Exercise goal:
Gather all lines with "ntasks" from the records.

The records:

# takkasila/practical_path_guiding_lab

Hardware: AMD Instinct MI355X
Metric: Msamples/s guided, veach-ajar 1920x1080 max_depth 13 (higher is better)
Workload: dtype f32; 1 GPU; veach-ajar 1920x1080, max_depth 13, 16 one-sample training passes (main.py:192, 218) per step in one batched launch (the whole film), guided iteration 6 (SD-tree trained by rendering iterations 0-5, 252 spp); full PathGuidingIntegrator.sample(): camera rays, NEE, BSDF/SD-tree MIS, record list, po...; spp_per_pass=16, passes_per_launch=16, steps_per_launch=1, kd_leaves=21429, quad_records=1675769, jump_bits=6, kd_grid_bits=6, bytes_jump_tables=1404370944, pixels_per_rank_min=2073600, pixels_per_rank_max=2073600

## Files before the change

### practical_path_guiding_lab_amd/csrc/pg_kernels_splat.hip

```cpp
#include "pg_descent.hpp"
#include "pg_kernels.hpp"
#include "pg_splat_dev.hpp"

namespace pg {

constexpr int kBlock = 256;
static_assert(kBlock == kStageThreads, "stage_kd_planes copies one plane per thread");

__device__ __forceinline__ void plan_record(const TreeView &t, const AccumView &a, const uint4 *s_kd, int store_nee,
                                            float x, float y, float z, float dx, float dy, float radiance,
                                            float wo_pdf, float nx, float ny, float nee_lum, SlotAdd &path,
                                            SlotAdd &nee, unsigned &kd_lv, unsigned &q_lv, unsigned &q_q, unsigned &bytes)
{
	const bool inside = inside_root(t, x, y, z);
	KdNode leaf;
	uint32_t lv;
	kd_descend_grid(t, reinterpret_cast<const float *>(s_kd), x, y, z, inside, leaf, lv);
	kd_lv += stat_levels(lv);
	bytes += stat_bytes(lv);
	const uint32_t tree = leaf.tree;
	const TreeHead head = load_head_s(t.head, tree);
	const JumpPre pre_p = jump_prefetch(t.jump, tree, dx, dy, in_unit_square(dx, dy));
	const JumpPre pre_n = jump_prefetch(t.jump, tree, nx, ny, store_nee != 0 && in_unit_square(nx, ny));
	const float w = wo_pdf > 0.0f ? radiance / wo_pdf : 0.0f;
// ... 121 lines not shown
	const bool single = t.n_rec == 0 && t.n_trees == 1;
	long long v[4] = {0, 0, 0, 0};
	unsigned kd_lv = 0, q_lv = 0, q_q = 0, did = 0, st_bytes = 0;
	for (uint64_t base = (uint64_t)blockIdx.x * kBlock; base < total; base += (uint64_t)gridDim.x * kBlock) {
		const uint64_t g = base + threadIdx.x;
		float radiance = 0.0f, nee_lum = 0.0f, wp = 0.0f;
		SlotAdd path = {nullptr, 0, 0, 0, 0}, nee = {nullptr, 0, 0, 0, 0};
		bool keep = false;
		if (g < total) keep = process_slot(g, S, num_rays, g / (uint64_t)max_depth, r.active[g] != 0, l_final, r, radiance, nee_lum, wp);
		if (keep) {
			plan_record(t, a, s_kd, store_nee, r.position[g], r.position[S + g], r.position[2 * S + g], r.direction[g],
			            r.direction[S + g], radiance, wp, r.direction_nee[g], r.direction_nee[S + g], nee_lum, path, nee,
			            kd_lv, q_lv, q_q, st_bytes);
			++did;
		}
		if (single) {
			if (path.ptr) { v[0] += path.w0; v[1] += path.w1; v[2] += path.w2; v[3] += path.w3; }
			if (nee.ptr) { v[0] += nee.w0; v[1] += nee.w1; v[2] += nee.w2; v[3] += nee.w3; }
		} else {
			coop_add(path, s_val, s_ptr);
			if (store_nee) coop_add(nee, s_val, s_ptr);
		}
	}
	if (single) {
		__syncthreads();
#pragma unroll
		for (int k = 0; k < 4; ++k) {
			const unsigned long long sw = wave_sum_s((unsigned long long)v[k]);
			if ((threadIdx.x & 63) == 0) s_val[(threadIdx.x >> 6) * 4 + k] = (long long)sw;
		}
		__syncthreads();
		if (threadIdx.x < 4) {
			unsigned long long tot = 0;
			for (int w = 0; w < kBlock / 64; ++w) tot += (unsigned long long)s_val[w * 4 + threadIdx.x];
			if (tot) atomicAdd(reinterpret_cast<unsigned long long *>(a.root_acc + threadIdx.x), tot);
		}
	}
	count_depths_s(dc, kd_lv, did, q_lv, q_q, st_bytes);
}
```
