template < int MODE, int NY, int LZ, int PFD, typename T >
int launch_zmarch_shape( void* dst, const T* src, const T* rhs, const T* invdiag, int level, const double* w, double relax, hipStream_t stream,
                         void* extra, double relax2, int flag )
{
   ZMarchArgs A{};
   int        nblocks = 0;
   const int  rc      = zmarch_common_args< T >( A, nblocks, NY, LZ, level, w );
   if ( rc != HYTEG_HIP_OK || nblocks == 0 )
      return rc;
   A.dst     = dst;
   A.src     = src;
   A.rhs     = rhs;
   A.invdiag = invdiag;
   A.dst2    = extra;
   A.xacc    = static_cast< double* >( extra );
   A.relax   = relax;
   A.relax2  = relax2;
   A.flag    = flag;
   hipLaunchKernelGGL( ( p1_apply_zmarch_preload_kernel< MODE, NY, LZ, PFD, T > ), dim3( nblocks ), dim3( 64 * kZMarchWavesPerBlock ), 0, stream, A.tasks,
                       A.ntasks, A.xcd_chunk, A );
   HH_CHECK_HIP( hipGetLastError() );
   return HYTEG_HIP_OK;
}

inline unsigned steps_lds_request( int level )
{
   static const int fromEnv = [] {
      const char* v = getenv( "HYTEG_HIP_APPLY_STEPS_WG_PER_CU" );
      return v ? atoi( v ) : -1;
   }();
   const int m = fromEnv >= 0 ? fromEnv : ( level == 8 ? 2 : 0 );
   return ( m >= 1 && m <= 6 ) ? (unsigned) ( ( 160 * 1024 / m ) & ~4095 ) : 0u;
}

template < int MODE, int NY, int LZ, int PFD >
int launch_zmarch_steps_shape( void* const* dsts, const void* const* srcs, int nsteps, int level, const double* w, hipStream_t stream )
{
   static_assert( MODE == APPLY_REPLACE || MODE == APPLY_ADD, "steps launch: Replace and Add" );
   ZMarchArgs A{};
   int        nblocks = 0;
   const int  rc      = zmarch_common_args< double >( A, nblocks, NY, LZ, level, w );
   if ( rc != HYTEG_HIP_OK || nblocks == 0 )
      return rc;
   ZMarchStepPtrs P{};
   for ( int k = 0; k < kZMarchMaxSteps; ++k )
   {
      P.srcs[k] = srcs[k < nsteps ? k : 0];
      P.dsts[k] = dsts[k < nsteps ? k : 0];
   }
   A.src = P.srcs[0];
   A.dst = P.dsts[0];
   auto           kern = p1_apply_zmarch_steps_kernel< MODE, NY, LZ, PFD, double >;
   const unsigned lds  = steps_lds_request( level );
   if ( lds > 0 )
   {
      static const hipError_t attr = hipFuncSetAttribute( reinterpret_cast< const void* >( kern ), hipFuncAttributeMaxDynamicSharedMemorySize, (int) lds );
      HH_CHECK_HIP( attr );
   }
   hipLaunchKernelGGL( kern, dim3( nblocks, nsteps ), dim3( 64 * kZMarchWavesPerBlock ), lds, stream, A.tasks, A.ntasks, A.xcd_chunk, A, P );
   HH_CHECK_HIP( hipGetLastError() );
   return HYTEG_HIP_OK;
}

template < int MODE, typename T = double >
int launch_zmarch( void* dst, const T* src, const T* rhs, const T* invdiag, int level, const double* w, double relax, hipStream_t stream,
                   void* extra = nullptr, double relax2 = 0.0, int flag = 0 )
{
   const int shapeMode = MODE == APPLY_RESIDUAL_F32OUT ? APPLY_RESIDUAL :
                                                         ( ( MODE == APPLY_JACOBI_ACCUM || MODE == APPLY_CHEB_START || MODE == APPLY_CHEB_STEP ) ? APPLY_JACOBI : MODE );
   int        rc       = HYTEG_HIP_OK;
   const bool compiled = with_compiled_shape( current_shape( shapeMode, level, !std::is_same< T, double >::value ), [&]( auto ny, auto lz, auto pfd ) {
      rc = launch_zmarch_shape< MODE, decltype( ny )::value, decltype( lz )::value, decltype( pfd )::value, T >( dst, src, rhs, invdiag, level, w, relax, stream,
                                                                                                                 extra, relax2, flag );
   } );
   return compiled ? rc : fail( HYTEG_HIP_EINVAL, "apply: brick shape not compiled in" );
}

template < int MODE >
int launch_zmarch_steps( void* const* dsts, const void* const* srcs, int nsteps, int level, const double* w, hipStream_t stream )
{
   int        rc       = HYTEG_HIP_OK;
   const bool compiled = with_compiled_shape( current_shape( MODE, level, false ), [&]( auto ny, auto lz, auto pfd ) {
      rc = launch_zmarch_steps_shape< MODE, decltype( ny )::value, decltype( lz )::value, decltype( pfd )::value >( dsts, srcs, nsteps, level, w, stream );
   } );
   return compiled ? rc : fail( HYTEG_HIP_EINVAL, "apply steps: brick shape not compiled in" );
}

Result of the exercise:
                       A.ntasks, A.xcd_chunk, A );
   hipLaunchKernelGGL( kern, dim3( nblocks, nsteps ), dim3( 64 * kZMarchWavesPerBlock ), lds, stream, A.tasks, A.ntasks, A.xcd_chunk, A, P );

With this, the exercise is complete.